Look for "rank" in each line of the entries, and return the matching lines.

--- --- ---

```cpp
struct sgp_tiles {
	sgp_world* w = nullptr;
	uint32_t rank = 0, n_tiles = 1;
	TileRoute route;
	sgp_nccl_comm comm = nullptr;
	uint32_t* d_block_counts = nullptr; uint32_t* d_block_offsets = nullptr; uint32_t cap_blocks = 0;
	char* d_ctl = nullptr;
	uint32_t host_status = ROUTE_OK;
	int test_fail_growth = 0;
	sgp_ghost_record* d_send = nullptr; uint32_t cap_send = 0;
	sgp_ghost_record* d_recv = nullptr; uint32_t cap_recv = 0;
	uint32_t* d_emig = nullptr; uint32_t cap_emig = 0;
	uint32_t* d_seq_ids = nullptr; uint32_t cap_seq = 0; uint64_t ids_version = 0;
	char* h_ctl = nullptr; sgp_ghost_record* h_recv = nullptr; uint32_t cap_h_recv = 0;
	uint4* d_keys = nullptr; uint32_t cap_keys = 0; void* h_keys = nullptr; uint32_t cap_h_keys = 0;
	uint4* d_aux = nullptr; uint32_t cap_aux = 0; void* h_aux = nullptr;
	uint4* d_create = nullptr; uint32_t cap_create = 0; uint4* h_create = nullptr; uint32_t cap_h_create = 0;
	bool host_records_only = false;
	std::vector<uint32_t> recv_counts, recv_offsets;
	std::vector<uint64_t> seq_gids;
	bool seq_valid = false;
	sgp_tiles_stats stats;
	std::vector<sgp_migration> migrations;
	uint32_t* d_hist = nullptr; uint32_t* d_hist_all = nullptr; uint32_t* h_hist = nullptr;
};
static size_t tiles_row_words(uint32_t n_tiles) { return (size_t)n_tiles + 2; }
static size_t tiles_matrix_off() { return sizeof(RouteHeader); }
static size_t tiles_row_off(uint32_t n_tiles) { return tiles_matrix_off() + sizeof(uint32_t) * (size_t)n_tiles * tiles_row_words(n_tiles); }
static size_t tiles_emig_off(uint32_t n_tiles) { return tiles_row_off(n_tiles) + sizeof(uint32_t) * tiles_row_words(n_tiles); }
static size_t tiles_ctl_bytes(uint32_t n_tiles) { return tiles_emig_off(n_tiles) + sizeof(uint32_t) * SGP_TILES_EMIG_INLINE; }

SGP_API int sgp_tiles_unique_id(uint8_t out[SGP_TILES_UNIQUE_ID_BYTES])
{
	if (!out) return fail(SGP_ERR_INVALID, "sgp_tiles_unique_id: NULL");
	if (!rccl_load()) return fail(SGP_ERR_HIP, "sgp_tiles_unique_id: RCCL (librccl.so) not found");
	sgp_nccl_unique_id id;
	RCCL_TRY(g_rccl.GetUniqueId(&id), "ncclGetUniqueId");
	static_assert(sizeof(id) == SGP_TILES_UNIQUE_ID_BYTES, "ncclUniqueId is 128 bytes");
	memcpy(out, &id, sizeof(id));
	return SGP_OK;
}

template <typename T> static int tiles_grow(sgp_world* w, T*& p, uint32_t& cap, uint32_t need, bool keep = false)
{
	if (need <= cap) return SGP_OK;
	const uint32_t nc = std::max(need + need / 2, 4096u);
	T* q = nullptr;
	HIP_TRY(hipMalloc((void**)&q, sizeof(T) * (size_t)nc));
	if (p) { HIP_TRY(hipStreamSynchronize(w->stream)); if (keep && cap) HIP_TRY(hipMemcpy(q, p, sizeof(T) * (size_t)cap, hipMemcpyDeviceToDevice)); hipFree(p); }
	p = q; cap = nc;
	return SGP_OK;
}

SGP_API int sgp_tiles_destroy(sgp_tiles* t)
{
// ... 501 lines not shown
```

Before: 547.3 steps/s.

## Pack hard-constraint solver data into contiguous per-workgroup layout built once per step

```diff
diff --git a/substrata_amd/csrc/sgp_dev_solve.h b/substrata_amd/csrc/sgp_dev_solve.h
--- a/substrata_amd/csrc/sgp_dev_solve.h
+++ b/substrata_amd/csrc/sgp_dev_solve.h
@@ -243,6 +243,85 @@
 	ph.np = np_col & 0xFF;
 #pragma unroll
 	for (int i = 0; i < 4; ++i) if (i == 0 || i < ph.np) ph.loc[i] = V3(side ? CUR(d).loc2[i][slot] : CUR(d).loc1[i][slot]);
+}
+template <typename T> SGP_DEV T hc_plane(const T* plane, uint32_t byte_off) { return *(const T*)((const char*)plane + byte_off); }
+template <int ROWS> SGP_DEV void half_load_packed(const DV& d, uint32_t e, uint32_t cap, int side, int np_col, uint32_t body, ConHalf& h)
+{
+	h.body = body;
+	h.nf = d.hc_pnf[e];
+	h.np_col = np_col;
+	const int np = np_col & 0xFF;
+	const size_t C = d.hc_pack_cap, S2 = 2 * (size_t)cap;
+	const uint32_t at = (2u * e + (uint32_t)side) * 16u, e16 = e * 16u, e8 = e * 8u;
+	if (ROWS == 2) {
+		const sym33 I = body_world_inv_inertia_rec(d, body);
+		const v3 n = V3(h.nf);
+		h.t1 = v3_normalized_perpendicular(n);
+		const v3 t2 = v3_cross(n, h.t1);
+#pragma unroll
+		for (int i = 0; i < 4; ++i) {
+			if (i == 0 || i < np) {
+				const float4 r4 = hc_plane(d.hc_prow + (size_t)i * S2, at);
+				const float2 et = hc_plane(d.hc_pefft + (size_t)i * C, e8);
+				const v3 r = V3(r4);
+				h.c[i][0] = v3_cross(r, n); h.c[i][1] = v3_cross(r, h.t1); h.c[i][2] = v3_cross(r, t2);
+#pragma unroll
+				for (int a = 0; a < 3; ++a) h.iv[i][a] = sym33_mul(I, h.c[i][a]);
+				const float ow = lane_swap1(r4.w);
+				h.eff[i][0] = side ? r4.w : ow; h.bias[i] = side ? ow : r4.w;
+				h.eff[i][1] = et.x; h.eff[i][2] = et.y;
+				h.lam[i] = V3(hc_plane(d.hc_plam + (size_t)i * C, e16));
+			}
+		}
+		return;
+	}
+	if (ROWS == 1) {
+		const sym33 I = body_world_inv_inertia_rec(d, body);
+#pragma unroll
+		for (int i = 0; i < 4; ++i) {
+			if (i == 0 || i < np) {
+#pragma unroll
+				for (int a = 0; a < 3; ++a) {
+					const float4 c4 = hc_plane(d.hc_prow + (size_t)(i * 3 + a) * S2, at);
+					h.c[i][a] = V3(c4); h.iv[i][a] = sym33_mul(I, V3(c4));
+					const float ow = lane_swap1(c4.w);
+					h.eff[i][a] = side ? c4.w : ow;
+					if (a == 0) h.bias[i] = side ? ow : c4.w;
+				}
+				h.lam[i] = V3(hc_plane(d.hc_plam + (size_t)i * C, e16));
+			}
+		}
+		h.t1 = v3_normalized_perpendicular(V3(h.nf));
+		return;
+	}
+#pragma unroll
+	for (int i = 0; i < 4; ++i) {
+		if (i == 0 || i < np) {
+#pragma unroll
+			for (int a = 0; a < 3; ++a) {
+				const float4 c4 = hc_plane(d.hc_prow + (size_t)((i * 3 + a) * 2) * S2, at);
+				const float4 i4 = hc_plane(d.hc_prow + (size_t)((i * 3 + a) * 2 + 1) * S2, at);
+				h.c[i][a] = V3(c4); h.iv[i][a] = V3(i4);
+				const float ow = lane_swap1(c4.w);
+				h.eff[i][a] = side ? c4.w : ow;
+				if (a == 0) h.bias[i] = side ? ow : c4.w;
+				if (i == 0 && a < 2) {
+					const float oi = lane_swap1(i4.w);
+					if (a == 0) { h.t1.x = side ? oi : i4.w; h.t1.y = side ? i4.w : oi; } else h.t1.z = side ? oi : i4.w;
+				}
+			}
+			h.lam[i] = V3(hc_plane(d.hc_plam + (size_t)i * C, e16));
+		}
+	}
+}
+SGP_DEV void pos_half_load_packed(const DV& d, uint32_t e, int side, int np_col, PosHalf& ph)
+{
+	ph.nf = d.hc_pnf[e];
+	ph.np = np_col & 0xFF;
+	const size_t C2 = 2 * (size_t)d.hc_pack_cap;
+	const uint32_t at = (2u * e + (uint32_t)side) * 16u;
+#pragma unroll
+	for (int i = 0; i < 4; ++i) if (i == 0 || i < ph.np) ph.loc[i] = V3(hc_plane(d.hc_ploc + (size_t)i * C2, at));
 }
 SGP_DEV void pos_half_solve(const DV& d, const PosHalf& ph, int side, float4* rec, v3 ii)
 {
diff --git a/substrata_amd/csrc/sgp_k_solve.hip b/substrata_amd/csrc/sgp_k_solve.hip
--- a/substrata_amd/csrc/sgp_k_solve.hip
+++ b/substrata_amd/csrc/sgp_k_solve.hip
@@ -385,13 +385,16 @@
 	}
 }
 
-__global__ void __launch_bounds__(HC_WG_PAIRS) k_hc_sort(DV d)
+#define HC_TABLE 1024
+template <int LAYOUT> __global__ void __launch_bounds__(HC_WG_PAIRS) k_hc_sort(DV d, int rows, uint32_t cap)
 {
 	__shared__ uint32_t s_cnt[SGP_MAX_COLOURS], s_first[SGP_MAX_COLOURS];
 	__shared__ uint4 s_slot[HC_WG_PAIRS];
+	__shared__ uint32_t s_key[LAYOUT ? HC_TABLE : 1], s_pos[LAYOUT ? HC_TABLE : 1], s_n;
 	const uint32_t entries = d.ctr->hc_entries;
 	for (uint32_t e0 = blockIdx.x * HC_WG_PAIRS; e0 < entries; e0 += gridDim.x * HC_WG_PAIRS) {
 		if (threadIdx.x < SGP_MAX_COLOURS) s_cnt[threadIdx.x] = 0u;
+		if constexpr (LAYOUT != 0) { for (uint32_t i = threadIdx.x; i < HC_TABLE; i += HC_WG_PAIRS) s_key[i] = HC_NONE; if (threadIdx.x == 0) s_n = 0u; }
 		__syncthreads();
 		const uint32_t slot = d.hc_list[e0 + threadIdx.x];
 		const uint4 hd = slot != HC_NONE ? con_hdr(CUR(d), slot) : make_uint4(0u, 0u, 0u, 0u);
@@ -409,12 +412,109 @@
 		__syncthreads();
 		s_slot[s_first[col] + rank] = make_uint4(slot, (uint32_t)npc, ab.x, ab.y);
 		__syncthreads();
-		d.hc_entry[e0 + threadIdx.x] = s_slot[threadIdx.x];
-		__syncthreads();
-	}
-}
-
-#define HC_TABLE 1024
+		const uint4 en = s_slot[threadIdx.x];
+		d.hc_entry[e0 + threadIdx.x] = en;
+		if constexpr (LAYOUT != 0) {
+			const bool packed = e0 + HC_WG_PAIRS <= cap;
+			const bool used = en.x != HC_NONE;
+			unsigned long long present = 0ull;
+			if (threadIdx.x < 64) present = __ballot(threadIdx.x < SGP_OVERFLOW_COLOUR && s_cnt[threadIdx.x] != 0u);
+			uint32_t at[2] = { 0u, 0u };
+			if (used) {
+#pragma unroll
+				for (int sd = 0; sd < 2; ++sd) {
+					const uint32_t body = sd ? en.w : en.z;
+					uint32_t a = uf_prio(body) & (HC_TABLE - 1);
+					for (;;) {
+						const uint32_t old = atomicCAS(&s_key[a], HC_NONE, body);
+						if (old == HC_NONE) {
+							const uint32_t pos = atomicAdd(&s_n, 1u);
+							s_pos[a] = pos;
+							if (packed) d.hc_bodies[2 * (size_t)e0 + pos] = body;
+							break;
+						}
+						if (old == body) break;
+						a = (a + 1) & (HC_TABLE - 1);
+					}
+					at[sd] = a;
+				}
+			}
+			__syncthreads();
+			if (threadIdx.x == 0) d.hc_share[e0 / HC_WG_PAIRS] = make_uint4(s_n, (uint32_t)present, (uint32_t)(present >> 32), 0u);
+			if (packed && used) {
+				const uint32_t e = e0 + threadIdx.x, k = en.x;
+				d.hc_local[e] = s_pos[at[0]] | (s_pos[at[1]] << 16);
+				const int np = (int)en.y & 0xFF;
+				const size_t C = d.hc_pack_cap, S2 = 2 * (size_t)cap, st = d.cap_manifolds;
+				d.hc_pnf[e] = CUR(d).n_fric[k];
+#pragma unroll
+				for (int i = 0; i < 4; ++i) {
+					if (i == 0 || i < np) {
+						d.hc_plam[(size_t)i * C + e] = CUR(d).lam[i][k];
+						d.hc_ploc[(size_t)i * 2 * C + 2 * (size_t)e] = CUR(d).loc1[i][k];
+						d.hc_ploc[(size_t)i * 2 * C + 2 * (size_t)e + 1] = CUR(d).loc2[i][k];
+						if (rows == 2) {
+							d.hc_prow[(size_t)i * S2 + 2 * (size_t)e] = CUR(d).r1b[i][k];
+							d.hc_prow[(size_t)i * S2 + 2 * (size_t)e + 1] = CUR(d).r2e[i][k];
+							d.hc_pefft[(size_t)i * C + e] = CUR(d).efft[i][k];
+						} else {
+#pragma unroll
+							for (int a = 0; a < 3; ++a) {
+								const float4* p = axis_rows(d, k, i, a);
+#pragma unroll
+								for (int sd = 0; sd < 2; ++sd) {
+									if (rows == 1) d.hc_prow[(size_t)(i * 3 + a) * S2 + 2 * (size_t)e + sd] = p[(size_t)sd * st];
+									else {
+										d.hc_prow[(size_t)((i * 3 + a) * 2) * S2 + 2 * (size_t)e + sd] = p[(size_t)sd * st];
+										d.hc_prow[(size_t)((i * 3 + a) * 2 + 1) * S2 + 2 * (size_t)e + sd] = p[(size_t)(2 + sd) * st];
+									}
+								}
+							}
+						}
+					}
+				}
+			}
+		}
+		__syncthreads();
+	}
+}
+
+template <int MODE, int ROWS> SGP_DEV void hc_catch_all(const DV& d, int first_colour, int n_colours, int side, uint32_t pair, uint32_t& s_ticket)
+{
+	const uint32_t n_big = d.ctr->hc_n_big;
+	const uint32_t ofirst = d.cstarts[SGP_OVERFLOW_COLOUR], ocount = d.cstarts[SGP_OVERFLOW_COLOUR + 1] - ofirst;
+	if (n_big == 0u && ocount == 0u) return;
+	__syncthreads();
+	if (threadIdx.x == 0) { __threadfence(); s_ticket = atomicAdd(&d.ctr->hc_done, 1u); }
+	__syncthreads();
+	if (s_ticket != gridDim.x - 1u) return;
+	if (threadIdx.x == 0) d.ctr->hc_done = 0u;
+	__threadfence();
+	if (n_big != 0u && n_big <= (uint32_t)HC_BIG_LIST) {
+		uint32_t mine[4]; int mcol[4]; int cnt = 0;
+		for (uint32_t e = pair; e < n_big; e += HC_WG_PAIRS) { const uint32_t k = d.hc_big_list[e]; mine[cnt] = k; mcol[cnt] = (int)((con_npc(CUR(d), k) >> 8) & 0xFF); ++cnt; }
+		for (int c = first_colour; c < n_colours; ++c) {
+#pragma unroll
+			for (int j = 0; j < 4; ++j) if (j < cnt && mcol[j] == c) { if (MODE == 1) solve_velocity_pair_t<VEL_F4, ROWS>(d, mine[j], side, d.vel); else solve_position_pair(d, mine[j], side); }
+			__syncthreads();
+		}
+	} else
+	for (int c = first_colour; c < n_colours && n_big != 0u; ++c) {
+		const uint32_t cb = d.cstarts[c], ce = d.cstarts[c + 1];
+		for (uint32_t k = cb + pair; k < ce; k += HC_WG_PAIRS) {
+			if (!(con_npc(CUR(d), k) & NPCOL_CATCH_ALL)) continue;
+			if (MODE == 1) solve_velocity_pair_t<VEL_F4, ROWS>(d, k, side, d.vel); else solve_position_pair(d, k, side);
+		}
+		__syncthreads();
+	}
+	if (ocount == 0u || threadIdx.x >= 2u) return;
+	uint64_t last = 0; bool have_last = false;
+	for (uint32_t it = 0; it < ocount; ++it) {
+		const uint32_t bslot = overflow_next(d, ofirst, ocount, last, have_last);
+		if (MODE == 1) solve_velocity_pair_t<VEL_F4, ROWS>(d, bslot, side, d.vel); else solve_position_pair(d, bslot, side);
+	}
+}
+
 template <int MODE, int ROWS = -1> __global__ void __launch_bounds__(HC_TPB) k_solve_hc(const StepCounters* ctr_pre, const uint4* hc_entry_pre, DV d, int first_colour)
 {
 	constexpr int RS = MODE == 1 ? 2 : 3;
@@ -468,38 +568,77 @@
 			g[0] = s_rec[RS * at]; g[1] = s_rec[RS * at + 1];
 		}
 	}
-	const uint32_t n_big = d.ctr->hc_n_big;
-	const uint32_t ofirst = d.cstarts[SGP_OVERFLOW_COLOUR], ocount = d.cstarts[SGP_OVERFLOW_COLOUR + 1] - ofirst;
-	if (n_big == 0u && ocount == 0u) return;
-	__syncthreads();
-	if (threadIdx.x == 0) { __threadfence(); s_ticket = atomicAdd(&d.ctr->hc_done, 1u); }
-	__syncthreads();
-	if (s_ticket != gridDim.x - 1u) return;
-	if (threadIdx.x == 0) d.ctr->hc_done = 0u;
-	__threadfence();
-	if (n_big != 0u && n_big <= (uint32_t)HC_BIG_LIST) {
-		uint32_t mine[4]; int mcol[4]; int cnt = 0;
-		for (uint32_t e = pair; e < n_big; e += HC_WG_PAIRS) { const uint32_t k = d.hc_big_list[e]; mine[cnt] = k; mcol[cnt] = (int)((con_npc(CUR(d), k) >> 8) & 0xFF); ++cnt; }
+	hc_catch_all<MODE, ROWS>(d, first_colour, n_colours, side, pair, s_ticket);
+}
+
+template <int MODE, int ROWS> __global__ void __launch_bounds__(HC_TPB) k_solve_hcl(const StepCounters* ctr_pre, const uint4* hc_entry_pre, DV d, int colour_arg, uint32_t cap)
+{
+	constexpr int RS = MODE == 1 ? 2 : 3;
+	__shared__ float4 s_rec[HC_TPB * RS];
+	__shared__ uint32_t s_ticket;
+	const int first_colour = colour_arg & 0xFF;
+	const bool last_pass = (colour_arg & 0x100) != 0;
+	const int side = (int)(threadIdx.x & 1u);
+	const uint32_t pair = threadIdx.x >> 1;
+	const uint32_t entries = ctr_pre->hc_entries;
+	const int n_colours = (int)ctr_pre->n_colours;
+	for (uint32_t e0 = blockIdx.x * HC_WG_PAIRS; e0 < entries && e0 + HC_WG_PAIRS <= cap; e0 += gridDim.x * HC_WG_PAIRS) {
+		__syncthreads();
+		const uint32_t e = e0 + pair;
+		const uint4 entry = hc_entry_pre[e];
+		const uint4 share = d.hc_share[e0 / HC_WG_PAIRS];
+		const unsigned long long present = (unsigned long long)share.y | ((unsigned long long)share.z << 32);
+		const uint32_t slot = entry.x;
+		const bool mine = slot != HC_NONE;
+		const int my_col = mine ? ((int)entry.y >> 8) & 0xFF : -1;
+		const uint32_t n_list = min(share.x, (uint32_t)HC_TPB);
+		const uint32_t list_body = d.hc_bodies[2 * (size_t)e0 + threadIdx.x];
+		const uint32_t local2 = d.hc_local[e];
+		ConHalf h; PosHalf ph;
+		if (mine) { if (MODE == 1) half_load_packed<ROWS>(d, e, cap, side, (int)entry.y, side ? entry.w : entry.z, h); else pos_half_load_packed(d, e, side, (int)entry.y, ph); }
+		const uint32_t at = (side ? local2 >> 16 : local2) & (uint32_t)(HC_TPB - 1);
+		if (threadIdx.x < n_list) {
+			const float4* g = (MODE == 1 ? d.vel + VEL_F4 * (size_t)list_body : d.pose + POSE_F4 * (size_t)list_body);
+			s_rec[RS * threadIdx.x] = g[0]; s_rec[RS * threadIdx.x + 1] = g[1];
+			if (MODE != 1) s_rec[RS * threadIdx.x + 2] = g[2];
+		}
+		if (MODE == 1) h.body = at;
+		__syncthreads();
 		for (int c = first_colour; c < n_colours; ++c) {
-#pragma unroll
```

--- --- ---

Answer space
	uint32_t rank = 0, n_tiles = 1;
 		s_slot[s_first[col] + rank] = make_uint4(slot, (uint32_t)npc, ab.x, ab.y);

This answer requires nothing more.